This project is a kind of research project for gaining insight in the original list processing used in Lisp, together with the memory management of it. For this, a small C library should be set up, which manages a relatively small amount of memory (e.g. 16k bytes, but parametrised), to be used for cons'ing lists the Lisp way, and then building upon that to check ideas, to check fragmentation, what would be the influence of adding new data types of different size, and so on.
The evolution of it should serve to guide the implementation and optimisation of a register-based processor on an FPGA platform. If possible, it should also guide the evolution of a Lisp-like system compiler (like C now is).
There are two parts necessary, which should be simplified as much as possible. In order to create lists in the available memory space, it is necessary to describe them in an external language, really called Lisp. At that point, the resemblance ends, because no interpretation of the lists will be done. At the start, it will really be only
description of list →
internal representation of list.
The internal representation will also be used to investigate the usage of tagged data types, which in C translate into the usage of unions.
What would then be the main points of the research project, in order to execute it as a project?
- Define S-expressions and their basic semantics
- This part will define the minimum representation necessary in order to write S-expressions. The basic semantics is about the entities that need to be defined in order to represent meaningful data.
- Define a basic internal representation
- This is a studying phase, where the basic ways that are currently used to represent S-expressions and internally used data structures are be taken stock for further usage in the next phase.
- Implementation of the internal representation
- This part builds from the previous one an implementation.
- Initialization of the environment
- Here the necessary environment and its pointers will be prepared for usage.
- Allocation and deallocation of cells
- This part concerns the algorithm for using the bofl pointer to return a fresh cell, and the eofl pointer to return used cells back to the free list.
- Build a translator for S-expressions
- This part will be about reading an input stream and validating this input as correct S-expressions or a list of S-expressions, and transforming them into data structures.
- Map symbols and strings onto internal list representation
- In this part, the interpretation of the S-expressions and the mapping to their internal representations are taken together in order to build a working implementation of a system that can take either a manually entered expression or a file, and use that to build the representation in reality.
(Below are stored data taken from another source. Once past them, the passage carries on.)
int dc_mask_bounds(const void* num, int num_stride, int num_index, const void* den, int den_stride, int den_index,
                   int dtype, int64_t n, double lo, double hi, uint8_t* mask, dcStream_t stream);
int dc_valid_count(const int32_t* nbr, int64_t n, int k, int32_t* count_out, dcStream_t stream);
int dc_mask_bounds_multi(const void* values, int stride, int dtype, int64_t n, int n_bounds, const int32_t* num_index,
                         const int32_t* den_index, const double* lo, const double* hi, int init, uint8_t* mask, dcStream_t stream);
size_t dc_compact_rows_workspace_bytes(int64_t n);
int dc_compact_rows(const uint8_t* mask, int64_t n, int n_fields, const void* const* src, void* const* dst, const int32_t* row_bytes,
                    int32_t* index_out, int64_t* count_out, void* ws, size_t ws_bytes, dcStream_t stream);
int dc_to_points(const void* vps, int vps_rows, const void* dirs, const void* depth, int dtype, int64_t n, void* points_out,
                 dcStream_t stream);
size_t dc_scan_prefilter_workspace_bytes(int64_t n);
int dc_scan_prefilter(const void* points, int stride, int in_dtype, const void* vps, int64_t n, int out_dtype, double shadow_r,
                      double shadow_lo, double shadow_hi, void* vps_out, void* dirs_out, void* depth_out, void* points_out,
                      int64_t* count_out, void* ws, size_t ws_bytes, dcStream_t stream);
int dc_valid_weights(const int32_t* nbr, int64_t count, float* weights_out, dcStream_t stream);
size_t dc_nn1_corr_workspace_bytes(int64_t n);
int dc_nn1_corr(const double* dist, const int32_t* idx, int64_t n, double ratio, uint8_t* mask_out, int32_t* idx_out, int64_t* count_out,
                double* threshold_out, void* ws, size_t ws_bytes, dcStream_t stream);
int dc_dispersion(const void* vec, int dtype, const int32_t* nbr, const void* weights, int64_t n, int k, void* out,
                  dcStream_t stream);

int dc_pose_correct_fwd(const double* poses, const double* deltas, int n_poses, int n_deltas, double* poses_out,
                        dcStream_t stream);
int dc_pose_correct_bwd(const double* poses, const double* deltas, int n_poses, int n_deltas, const double* grad_poses,
                        double* grad_deltas, dcStream_t stream);
int dc_pose_train_finish(const double* sums, int layout, int n_terms, int n_scans, double* w, double* w_m, double* w_v, const double* poses0,
                         double* deltas, double* d_m, double* d_v, int n_deltas, int zero_first, int64_t* step, double lr_w, double lr_d,
                         double beta1, double beta2, double eps, const double* poses_used, double* record, int ring_rows, double* poses_next,
                         double* poses12_next, const double* totals, const double* record_extra, int n_record_extra, dcStream_t stream);
int dc_pose_train_combine(const double* const* outs, int n_seq, int layout, int n_terms, double* totals, dcStream_t stream);
int dc_pose_train_combine2(const double* const* outs_a, int n_a, const double* const* outs_b, int n_b, int layout, int n_terms,
                           double* totals, dcStream_t stream);

int dc_shadow_mask(const void* points, const void* vps, int vps_rows, int dtype, const int32_t* dir_nbr, int64_t n, int k,
                   double lo, double hi, double fill, uint8_t* mask_out, dcStream_t stream);

int dc_shadow_filter(const void* points, const void* vps, int vps_rows, const void* dirs, int dtype, int64_t n, double r,
                     double lo, double hi, uint8_t* mask_out, void* ws, size_t ws_bytes, dcStream_t stream);

int dc_correct_depth(const void* depth, const void* gamma, const uint8_t* mask, const double* w, const double* exponent,
                     int n_terms, int op, int dtype, int64_t n, void* depth_out, dcStream_t stream);

int64_t dc_p2plane_partial_count(int64_t m);
int dc_p2plane_pair(const void* vpsA, const void* dirsA, const void* depthA, const void* incA, const uint8_t* lmaskA,
                    const void* normalsA, const void* vpsB, const void* dirsB, const void* depthB, const void* incB,
                    const uint8_t* lmaskB, const void* normalsB, int dtype, const double* poseA, const double* poseB,
                    int model_kind, int n_terms, const double* w, const double* e, const int32_t* idxA,
                    const int32_t* idxB, int64_t m, int want_exponent_grad, int want_pose_grad, double* partials_ws,
                    double* out, dcStream_t stream);

typedef struct dcIcpScan {
  const void* vps;
  const void* dirs;
  const void* depth;
// ... 8 lines not shown
  int64_t m;
  double weight;
} dcIcpPair;
int64_t dc_p2plane_sequence_partial_count(const dcIcpPair* pairs, int n_pairs);
int dc_p2plane_sequence(const dcIcpScan* scans, int n_scans, const dcIcpPair* pairs, int n_pairs, int dtype,
                        const double* poses, int model_kind, int n_terms, const double* w, const double* e,
                        double* partials_ws, double* out, dcStream_t stream);
int dc_p2point_pair(const void* vpsA, const void* dirsA, const void* depthA, const void* incA, const uint8_t* lmaskA,
                    const void* vpsB, const void* dirsB, const void* depthB, const void* incB, const uint8_t* lmaskB, int dtype,
                    const double* poseA, const double* poseB, int model_kind, int n_terms, const double* w, const double* e,
                    const int32_t* idxA, const int32_t* idxB, int64_t m, double* partials_ws, double* out, dcStream_t stream);
int dc_p2point_sequence(const dcIcpScan* scans, int n_scans, const dcIcpPair* pairs, int n_pairs, int dtype,
                        const double* poses, int model_kind, int n_terms, const double* w, const double* e,
                        double* partials_ws, double* out, dcStream_t stream);

typedef struct dcPoseTrainStep {
  double *w, *w_m, *w_v;
  const double* poses0;
  double *deltas, *d_m, *d_v;
  int32_t n_deltas, zero_first;
  int64_t* step;
  double lr_w, lr_d, beta1, beta2, eps;
  const double* poses_used;
  double* record;
  int32_t ring_rows, n_record_extra;
  const double* record_extra;
  double* poses_next;
  double* poses12_next;
} dcPoseTrainStep;
int dc_icp_sequence_step(int plane, const dcIcpScan* scans, int n_scans, const dcIcpPair* pairs, int n_pairs, int dtype,
                         const double* poses, int model_kind, int n_terms, const double* w, const double* e, double* partials_ws,
                         double* out, int32_t* ticket, const dcPoseTrainStep* fin, dcStream_t stream);


int dc_consistency_gate(const void* raw_pointwise, int dtype, int point_fmt, const uint8_t* mask, int64_t n,
                        const double* threshold, int sqrt_, void* rec, double* partials_ws, double* sums_out,
                        dcStream_t stream);

typedef struct dcPoseTable {
  const int32_t* blk_ptr;
  const int32_t* ids;
  const uint16_t* loc;
  const uint16_t* own_pos;
  const uint16_t* row_seg;
  const uint8_t* row_scan;
} dcPoseTable;
int dc_pose_table_build(const dcBlockTable* fwd, const int32_t* scan_id, int64_t n, int n_scans, int k, int32_t* ids_out,
                        uint16_t* loc_out, uint16_t* own_pos, uint16_t* row_seg, uint8_t* row_scan, int32_t* info, dcStream_t stream);
int dc_points_local_basis(const void* dirs, const void* depth, const void* inc, const uint8_t* lmask, const int32_t* scan_id,
                          int model_kind, int n_terms, const double* e, int64_t n, int dtype, const dcPoseTable* table, void* rows_out,
                          dcStream_t stream);

typedef struct dcSequenceDesc {
  int64_t n;
  int32_t k, n_scans, dtype, point_fmt;
  double qparams[4];
  const void *vps, *dirs, *depth, *inc;
  const uint8_t* lmask;
  const int32_t* scan_id;
  const int32_t *nbr, *csr_ptr, *csr_src;
  const uint8_t* mask;
  const uint8_t* lane_perm;
  const int32_t* centre_idx;
  int64_t n_centres;
  void *x, *rec;
  double* partials;
  int32_t model_kind, n_terms, loss_kind, normalization, sqrt_, reserved;
  const dcBlockTable* fwd_table;
  const dcBlockTable* bwd_table;
  int32_t* status;
  const void* basis;
  int64_t partials_count;
  const uint16_t* scan_seg;
  const uint8_t* blk_skip;
  int32_t fwd_rows_active;
  int32_t reserved2;
  const dcPoseTable* pose_table;
  const void* local_basis;
  const dcBlockTable* fwd_table_loss;
  int32_t fwd_rows_active_loss;
  int32_t reserved3;
  const void* step_hdr;
  const void* step_rows;
} dcSequenceDesc;

int64_t dc_sequence_partials_count(int64_t n, int n_terms, int n_scans);

int dc_sequence_eval(const dcSequenceDesc* desc, const double* w, const double* e, const double* poses, int want_grad,
                     int want_exponent_grad, int want_pose_grad, double* out, dcStream_t stream);
int dc_sequence_step(const dcSequenceDesc* d, double* w, const double* e, const double* poses, double* exp_avg,
                     double* exp_avg_sq, int64_t step, double grad_scale, double lr, double beta1, double beta2, double eps,
                     double weight_decay, double* out, dcStream_t stream);

int dc_sequence_step_chained(const dcSequenceDesc* d, double* w, const double* e, const double* poses, double* exp_avg,
                             double* exp_avg_sq, int64_t step, int has_prev, double grad_scale, double lr, double beta1, double beta2,
                             double eps, double weight_decay, int32_t* ready, double* out_prev, dcStream_t stream);
int dc_sequence_step_chained_rec(const dcSequenceDesc* d, double* w, const double* e, const double* poses, double* exp_avg,
                                 double* exp_avg_sq, int64_t step, int has_prev, double grad_scale, double lr, double beta1, double beta2,
                                 double eps, double weight_decay, int32_t* ready, double* out_prev, double* w_used_prev,
                                 dcStream_t stream);
int dc_sequence_chain_flush(const dcSequenceDesc* d, double* w, double* exp_avg, double* exp_avg_sq, int64_t step, double grad_scale,
                            double lr, double beta1, double beta2, double eps, double weight_decay, double* out, dcStream_t stream);
int dc_sequence_step_linked(const dcSequenceDesc* d, const dcSequenceDesc* d_prev, int prev_parity, int finish, const double* acc_in,
                            double* w, const double* e, const double* poses, double* exp_avg, double* exp_avg_sq, int64_t step,
                            int64_t stamp, double grad_scale, double lr, double beta1, double beta2, double eps, double weight_decay,
                            int32_t* ready, double* out_prev, double* w_used_prev, dcStream_t stream);
int dc_sequence_chain_flush_linked(const dcSequenceDesc* d_prev, int prev_parity, const double* acc_in, double* w, double* exp_avg,
                                   double* exp_avg_sq, int64_t step, int64_t stamp, double grad_scale, double lr, double beta1, double beta2,
                                   double eps, double weight_decay, int32_t* ready, double* out, dcStream_t stream);
int dc_sequence_eval_after_update(const dcSequenceDesc* d, double* w, const double* e, const double* poses, double* exp_avg,
                                  double* exp_avg_sq, int64_t step, const double* grad_sum, double grad_scale, double lr, double beta1,
                                  double beta2, double eps, double weight_decay, int32_t* ready, double* out, double* w_used,
                                  dcStream_t stream);

int dc_adam_step(double* param, const double* grad, double* exp_avg, double* exp_avg_sq, int64_t n, int64_t step,
                 double grad_scale, double lr, double beta1, double beta2, double eps, double weight_decay,
                 dcStream_t stream);
int dc_adam_step_device(double* param, const double* grad, double* exp_avg, double* exp_avg_sq, int64_t n, int64_t* step,
                        double grad_scale, double lr, double beta1, double beta2, double eps, double weight_decay,
                        dcStream_t stream);

size_t dc_voxel_filter_workspace_bytes(int64_t n);
int dc_voxel_filter(const void* points, int stride, int dtype, int64_t n, double grid_res, const int32_t* seq,
                    int preserve_order, int32_t* out_idx, int32_t* count_out, int32_t* status_out, void* ws, size_t ws_bytes,
                    dcStream_t stream);

size_t dc_cloud_from_points_workspace_bytes(int64_t n);
int dc_cloud_from_points(const void* points, int stride, int in_dtype, const void* vps, int64_t n, double ego_box,
                         double min_depth, double max_depth, int out_dtype, void* dirs_out, void* depth_out, void* vps_out,
                         int32_t* index_out, int64_t* count_out, void* ws, size_t ws_bytes, dcStream_t stream);

int dc_set_option(int option, int value);

int dc_profiler_enable(int every);
int dc_profiler_reset(void);
int dc_profiler_read(int kind, double* total_ms, int64_t* launches);
int dc_profiler_kernel(int kind, char* buf, int len);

This will do the allocation in the simplest way possible.
- Map lists onto internal list representation
- Continuation of the previous part
- Printing expressions
- It should be possible to turn all kinds of expressions back into a readable form.
- Extended diagnostics
- It is difficult to debug the reading and writing of generalized expressions.
- Build an evaluator
- After reading and printing S-expressions has been finished, this is the next part: Running a program as entered by the translator.
The following two parts should be taken into account long term, but are not really necessary to build and test the evaluator.
- Memory management
- This part should build further upon the previous one in order to look at ways that the usage of memory can be optimised, and to see what effects this has on the run-time speed of all the algorithms.
- Extended data types
- The basic data types used will probably map on a very limited base type. The investigation here will add other data types, both with fixed and varying size, in order to see what needs to be changed to the previous implementation on how memory needs to be handled, and what its run-time effects will be.
Results (4 December 2012)
Looking through the above article topic by topic, it seems that the stated goals all have been reached, except the garbage collection. But
- A small C library has been set up, which is used to manage cell memory
- All management of data structures was done through use of
cons
, car
, cdr
, rplaca
, rplacd
- After implementing most of it, the design of a simple 16 bit ISA was started
- Everything was described using Lisp S-expressions
- A union type was used to represent the basic data types in C
- An evaluator was built and extended
After this research, an assembler for a simple 16 bit processor was implemented in Lisp, and using Lisp structures as assembler statements. This makes it possible to use the list manipulation possibility of Common Lisp to easily add new structures, which are immediately written as basic assembler before being translated.
After that, a simulator for the 16 bit processor was implemented, also in Common Lisp.
The next part is effectively starting again the implementation of the system, but now in assembler. Since everything is based upon Lisp structures, the goal is to develop patterns which can be used to describe a Lisp system in terms of Lisp and going down to assembler, by rewriting higher-level structures in lower level structures.